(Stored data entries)
----
# facebookresearch/DetectAndTrack

Hardware: AMD Instinct MI355X
Metric: clips/sec (8-frame 800px) (higher is better)
Workload: dtype bf16; 1 GPU; 3D R-18 FPN3D keypoint R-CNN inference, 4 clip(s) of 1x3x8x768x1344 per step (= per forward) per GPU (kT=3 body+FPN, slice-center 2D heads, per clip: 1000 proposals, 100 detections -> kps_score -> decoded keypoints); mode=infer, weights=random-init (synthetic_params, seed 3), images_per_forward=4, forwards_in_flight=3, clips_in_flight=12, keyframe_dce=False, hip_graph=True, resident_input=True, parallelism=clip-sharded x1 (no data-path collective)

## Files before the change

### detectandtrack_amd/csrc/c_api.hip

```cpp
#include <stdlib.h>

#include "dat_common.h"

int dat_ensure_ws(dat_ctx* ctx, size_t bytes) {
    if (ctx->ws_bytes >= bytes) return DAT_OK;
    const size_t want = bytes + (bytes >> 2);
    void* grown = nullptr;
    if (hipMalloc(&grown, want) != hipSuccess) {
        (void)hipGetLastError();
        DAT_FAIL(ctx, DAT_ERR_ALLOC, "workspace hipMalloc(%zu) failed", want);
    }
    if (ctx->dbg_ws_poison && (hipMemset(grown, 0xFF, want) != hipSuccess || hipDeviceSynchronize() != hipSuccess)) {
        (void)hipGetLastError();
        hipFree(grown);
        DAT_FAIL(ctx, DAT_ERR_ALLOC, "workspace poison fill failed");
    }
    if (ctx->ws) ctx->ws_retired.push_back(ctx->ws);
    ctx->ws = grown;
    ctx->ws_bytes = want;
    ctx->ws_generation++;
    return DAT_OK;
}

extern "C" {

int dat_version(void) { return 1; }
int dat_h16_format(void) { return DAT_H16_FORMAT; }

int dat_ctx_create(dat_ctx** out, int device) {
    if (!out) return DAT_ERR_ARG;
    int ndev = 0;
    if (hipGetDeviceCount(&ndev) != hipSuccess || device < 0 || device >= ndev) return DAT_ERR_ARG;
    if (hipSetDevice(device) != hipSuccess) return DAT_ERR_ARG;
    dat_ctx* c = new dat_ctx();
    c->device = device;
    c->prof_enabled = 0;
    c->prof_ev = nullptr;
    c->prof_cap = c->prof_n = 0;
    c->prof_flops = nullptr;
    c->prof_tag = nullptr;
    c->ws = nullptr;
    c->ws_bytes = 0;
    c->ws_generation = 0;
    c->zeros = nullptr;
    {
        auto env_int = [](const char* name, int dflt) { const char* e = getenv(name); return e ? atoi(e) : dflt; };
        c->force_bp = env_int("DAT_CONV_BP", 0);
        c->force_ks = env_int("DAT_CONV_KSPLIT", 0);
        c->dbg_ablate = env_int("DAT_CONV_ABLATE", 0);
        c->dbg_ntap = env_int("DAT_CONV_NTAP", 1);
        c->dbg_ws64 = env_int("DAT_CONV_WS64", 1);
        c->dbg_pwlw = env_int("DAT_CONV_PWLW", 1);
        c->dbg_pwks = env_int("DAT_CONV_PWKS", 8);
        c->dbg_temporal = env_int("DAT_CONV_TEMPORAL", 1);
        c->dbg_wgrad_direct = env_int("DAT_WGRAD_DIRECT", 1);
        c->dbg_wgrad_ks = env_int("DAT_WGRAD_KS", 0);
        c->dbg_ablate_wgrad = env_int("DAT_WGRAD_ABLATE", 0);
        c->dbg_wgrad_sub = env_int("DAT_WGRAD_SUB", 2);
        c->dbg_pw_xcd = env_int("DAT_CONV_PW_XCD", 1);
        c->dbg_wgrad_pw = env_int("DAT_WGRAD_PW", 1);
        c->dbg_kps_sep = env_int("DAT_KPS_DECODE_SEP", 1);
        c->dbg_linear = env_int("DAT_CONV_LINEAR", 1);
        c->dbg_order = env_int("DAT_CONV_ORDER", 0);
        c->dbg_persist_pct = env_int("DAT_PERSIST_PCT", 100);
        c->dbg_bt_min = env_int("DAT_CONV_BT_MIN", 390);
        c->dbg_bt = env_int("DAT_CONV_BT", 1);
        c->dbg_roi_fold = env_int("DAT_ROI_BWD_FOLD", 1);
        c->dbg_ws_poison = env_int("DAT_WS_POISON", 0);
        c->num_cu = 0;
    }
    c->util_stream = nullptr;
    c->pinned = nullptr;
    if (hipStreamCreateWithFlags((hipStream_t*)&c->util_stream, hipStreamNonBlocking) != hipSuccess ||
        hipHostMalloc(&c->pinned, 256, hipHostMallocDefault) != hipSuccess) {
        if (c->util_stream) hipStreamDestroy((hipStream_t)c->util_stream);
        delete c;
        return DAT_ERR_ALLOC;
    }
    if (hipMalloc(&c->zeros, 512) != hipSuccess || hipMemsetAsync(c->zeros, 0, 512, (hipStream_t)c->util_stream) != hipSuccess ||
        hipStreamSynchronize((hipStream_t)c->util_stream) != hipSuccess) {
        if (c->zeros) hipFree(c->zeros);
        hipHostFree(c->pinned);
        hipStreamDestroy((hipStream_t)c->util_stream);
        delete c;
        return DAT_ERR_ALLOC;
    }
    *out = c;
    return DAT_OK;
}

void dat_ctx_destroy(dat_ctx* ctx) {
    if (!ctx) return;
    if (ctx->prof_ev) {
        for (int i = 0; i < 2 * ctx->prof_cap; ++i) hipEventDestroy(ctx->prof_ev[i]);
        delete[] ctx->prof_ev;
        delete[] ctx->prof_flops;
        delete[] ctx->prof_tag;
    }
    if (ctx->ws) hipFree(ctx->ws);
    for (void* p : ctx->ws_retired) hipFree(p);
    if (ctx->zeros) hipFree(ctx->zeros);
    if (ctx->pinned) hipHostFree(ctx->pinned);
    if (ctx->util_stream) hipStreamDestroy((hipStream_t)ctx->util_stream);
    delete ctx;
}

const char* dat_last_error(dat_ctx* ctx) { return ctx ? ctx->last_error.c_str() : "null dat_ctx"; }

int dat_ws_info(dat_ctx* ctx, void** ptr, size_t* bytes, int* generation) {
    if (!ctx) return DAT_ERR_ARG;
    if (ptr) *ptr = ctx->ws;
    if (bytes) *bytes = ctx->ws_bytes;
    if (generation) *generation = ctx->ws_generation;
    return DAT_OK;
}

int dat_ws_reserve(dat_ctx* ctx, size_t bytes) {
    if (!ctx) return DAT_ERR_ARG;
    return dat_ensure_ws(ctx, bytes);
}

int dat_prof_enable(dat_ctx* ctx, int capacity) {
    if (!ctx) return DAT_ERR_ARG;
    if (capacity <= 0) {
        ctx->prof_enabled = 0;
        return DAT_OK;
    }
    if (capacity > ctx->prof_cap) {
        if (ctx->prof_ev) {
            for (int i = 0; i < 2 * ctx->prof_cap; ++i) hipEventDestroy(ctx->prof_ev[i]);
            delete[] ctx->prof_ev;
            delete[] ctx->prof_flops;
            delete[] ctx->prof_tag;
        }
        ctx->prof_ev = new hipEvent_t[2 * capacity];
        for (int i = 0; i < 2 * capacity; ++i) hipEventCreate(&ctx->prof_ev[i]);
        ctx->prof_flops = new double[capacity];
        ctx->prof_tag = new int[capacity];
        ctx->prof_cap = capacity;
    }
    ctx->prof_n = 0;
    ctx->prof_enabled = 1;
    if (hipDeviceSynchronize() != hipSuccess ||
        hipMemsetAsync((char*)ctx->zeros + 256, 0, 16, (hipStream_t)ctx->util_stream) != hipSuccess ||
        hipStreamSynchronize((hipStream_t)ctx->util_stream) != hipSuccess) return DAT_ERR_LAUNCH;
    return DAT_OK;
}

int dat_prof_clock(dat_ctx* ctx, double* shader_mhz) {
    if (!ctx || !shader_mhz) return DAT_ERR_ARG;
    unsigned long long* h = (unsigned long long*)ctx->pinned;
    if (hipDeviceSynchronize() != hipSuccess ||
        hipMemcpyAsync(h, (char*)ctx->zeros + 256, 16, hipMemcpyDeviceToHost, (hipStream_t)ctx->util_stream) != hipSuccess ||
        hipStreamSynchronize((hipStream_t)ctx->util_stream) != hipSuccess) return DAT_ERR_LAUNCH;
    *shader_mhz = h[1] ? 100.0 * (double)h[0] / (double)h[1] : 0.0;
    return DAT_OK;
}

int dat_prof_read(dat_ctx* ctx, int max_records, int* tags, double* flops, float* ms) {
    if (!ctx) return DAT_ERR_ARG;
    const int n = ctx->prof_n < max_records ? ctx->prof_n : max_records;
    for (int i = 0; i < n; ++i) {
        float t = 0.f;
        if (hipEventSynchronize(ctx->prof_ev[2 * i + 1]) != hipSuccess ||
            hipEventElapsedTime(&t, ctx->prof_ev[2 * i], ctx->prof_ev[2 * i + 1]) != hipSuccess) {
            (void)hipGetLastError();
            t = 0.f;
        }
        if (tags) tags[i] = ctx->prof_tag[i];
        if (flops) flops[i] = ctx->prof_flops[i];
        if (ms) ms[i] = t;
    }
    ctx->prof_n = 0;
    return n;
}

int dat_fill_zero(dat_ctx* ctx, dat_stream s, void* ptr, size_t bytes) {
    DAT_ENFORCE(ctx, ptr || bytes == 0, "fill_zero: null pointer");
    if (bytes == 0) return DAT_OK;
    if (hipMemsetAsync(ptr, 0, bytes, (hipStream_t)s) != hipSuccess) DAT_FAIL(ctx, DAT_ERR_LAUNCH, "fill_zero: hipMemsetAsync failed");
    return DAT_OK;
}

}
```

### detectandtrack_amd/csrc/conv3d_igemm.hip

```cpp
#include "conv_internal.h"

using namespace dat_conv;

namespace {

template <int BP, int NTAP> struct MinWaves { static constexpr int value = (NTAP > 0 && NTAP != 10 && BP == 128) ? 3 : 2; };
template <int DT, int BN, int BP, int WAVES_N, int ONE, int NTAP, int ODT>
__global__ __launch_bounds__(NTHREADS, (MinWaves<BP, NTAP>::value)) void conv3d_igemm_kernel(const ConvParams p) {
    static_assert(ONE == 1, "see the comment above");
    constexpr int ES = ElemOf<DT>::size;
    constexpr int OES = ElemOf<ODT>::size;
    constexpr int CK = Mma<DT>::CK;
    constexpr int WAVES_P = 4 / WAVES_N;
    constexpr int WN = BN / WAVES_N;
    constexpr int WP = BP / WAVES_P;
    constexpr int MT = WN / 32;
    constexpr int PT = WP / 32;
    static_assert(MT >= 1 && PT >= 1, "tile too small");
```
----
What you will do — Search the data for the string "csrc". List each line that has it.

Written response —
### detectandtrack_amd/csrc/c_api.hip
### detectandtrack_amd/csrc/conv3d_igemm.hip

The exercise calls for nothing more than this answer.